The Chicken and Egg of AI Development: Framework or Data First?
When embarking on an AI project, particularly for something like a RAG (Retrieval-Augmented Generation) solution, teams often face a key dilemma: Should you prioritize building the framework or preparing the data? This question might seem simple, but the answer can significantly impact the project’s success—or failure.
I’ve lived this problem firsthand. While building my own RAG solution, I focused heavily on connecting different components—FAISS for similarity search, Redis for caching, and vector databases for storage—before optimizing data. It was a powerful way to understand the architecture and technical challenges, but it also came with risks. When I started to test the early prototype, I saw underwhelming results and questioned its value initially. Ultimately, it identified missed steps and additional data that was needed all along but was initially non-obvious.
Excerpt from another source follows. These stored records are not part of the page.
namespace {
struct BwdScratch {
    size_t g_z, g_y1, sums, g_yr, g_aggx, g_pq, g_in, g_hpq, bn_ws, comb_ws, wg_mix, wg_post, wg_sd, agg_ws, dwx, g_sum, total;
};
BwdScratch bwd_scratch(const DgnTowersLayer* L, const Dims& d) {
    BwdScratch s{};
    size_t off = 0;
    auto take = [&](size_t bytes) { const size_t at = off; off += up256(bytes); return at; };
    const size_t NF = (size_t)d.N * d.Fo * 4;
    s.g_z = take(NF); s.g_y1 = take(NF); s.sums = take((size_t)2 * d.Fo * 4);
    s.g_yr = take(NF);
    s.g_aggx = take((size_t)d.T * d.N * d.K * 4);
    s.g_pq = take((size_t)d.N * 2 * d.Fm * 4); s.g_in = take((size_t)d.N * d.Fm * 4); s.g_hpq = take((size_t)d.N * d.Fm * 4);
    s.bn_ws = take(dgn_bn_tail_workspace_bytes(d.N, d.Fo));
    s.comb_ws = take(dgn_scale_combine_backward_workspace_bytes(d.N, d.T, d.fo));
    s.wg_mix = take(dgn_linear_wgrad_workspace_bytes(d.N, d.Fo, d.Fo, 1));
    s.wg_post = take(dgn_linear_wgrad_workspace_bytes(d.N, d.K, d.S * d.fo, d.T));
    s.wg_sd = take(std::max(dgn_linear_wgrad_workspace_bytes(d.N, d.Fm, 2 * d.Fm, 1), dgn_linear_bd_wgrad_workspace_bytes(d.N, d.T, d.fi)));
    s.agg_ws = take(dgn_agg_backward_workspace_bytes(L->graph, L->spec, d.Fm, 1));
    s.dwx = take((size_t)d.Fo * d.Fo * 4);
    s.g_sum = take((size_t)d.T * d.S * d.fo * 4);
    s.total = off;
    return s;
}
}

extern "C" size_t dgn_towers_layer_backward_workspace_bytes(const DgnTowersLayer* L) {
    Dims d;
    if (!dims_of(L, d, "dgn_towers_layer_backward_workspace_bytes")) return 0;
    return bwd_scratch(L, d).total;
}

So, how do you strike a balance between building infrastructure and generating early business value? Let’s break it down.
Option 1: Framework First (The Engineer’s Path)
Building the framework first involves setting up the full pipeline: data retrieval, vector searches, ranking, caching, and integration with LLMs. The advantage here is that you gain early insight into scalability, system architecture, and performance bottlenecks.
Pros:
- Iterative Testing: You can continuously test how components (e.g., similarity search, retrieval speed) interact and identify issues early.
- Modularity and Scalability: By focusing on infrastructure, you build a system that can handle new data without major redesigns.
- Understanding the Stack: Prototyping the framework helps engineers understand what’s feasible and where the real challenges are.
Cons:
- Underwhelming Results: Without high-quality data, the system may not produce useful outputs, leaving business users unimpressed.
- Risk of Rework: If the data requirements change later, parts of the framework might need significant revisions.
Option 2: Data First (The Business Path)
Alternatively, you could start with data: collecting, cleaning, and embedding your datasets before worrying about infrastructure. This approach allows for quick wins by generating immediate, useful outputs—at least in small-scale tests.
Pros:
- Quick Business Value: Teams can generate insights and show tangible results early on, building confidence with stakeholders.
- Model Optimization: You can optimize your LLMs and retrieval models based on real-world data rather than assumptions.
Cons:
- Delayed Integration: Without an early pipeline in place, scaling and integration issues might be discovered too late in the process.
- Overfitting: The system may become too tailored to the quirks of early datasets, limiting its ability to generalize.
The Reality: You Need Both
In most AI projects, success requires a hybrid approach. Starting with both a small, well-defined data set and a minimal pipeline allows teams to iterate without getting bogged down by either infrastructure or data preparation.
Here’s a recommended strategy:
- Define a Clear Use Case: Focus on one business problem that can drive development and provide measurable value.
- Build a Minimal Pipeline: Implement core components (retrieval, ranking, response generation) using a small, representative dataset.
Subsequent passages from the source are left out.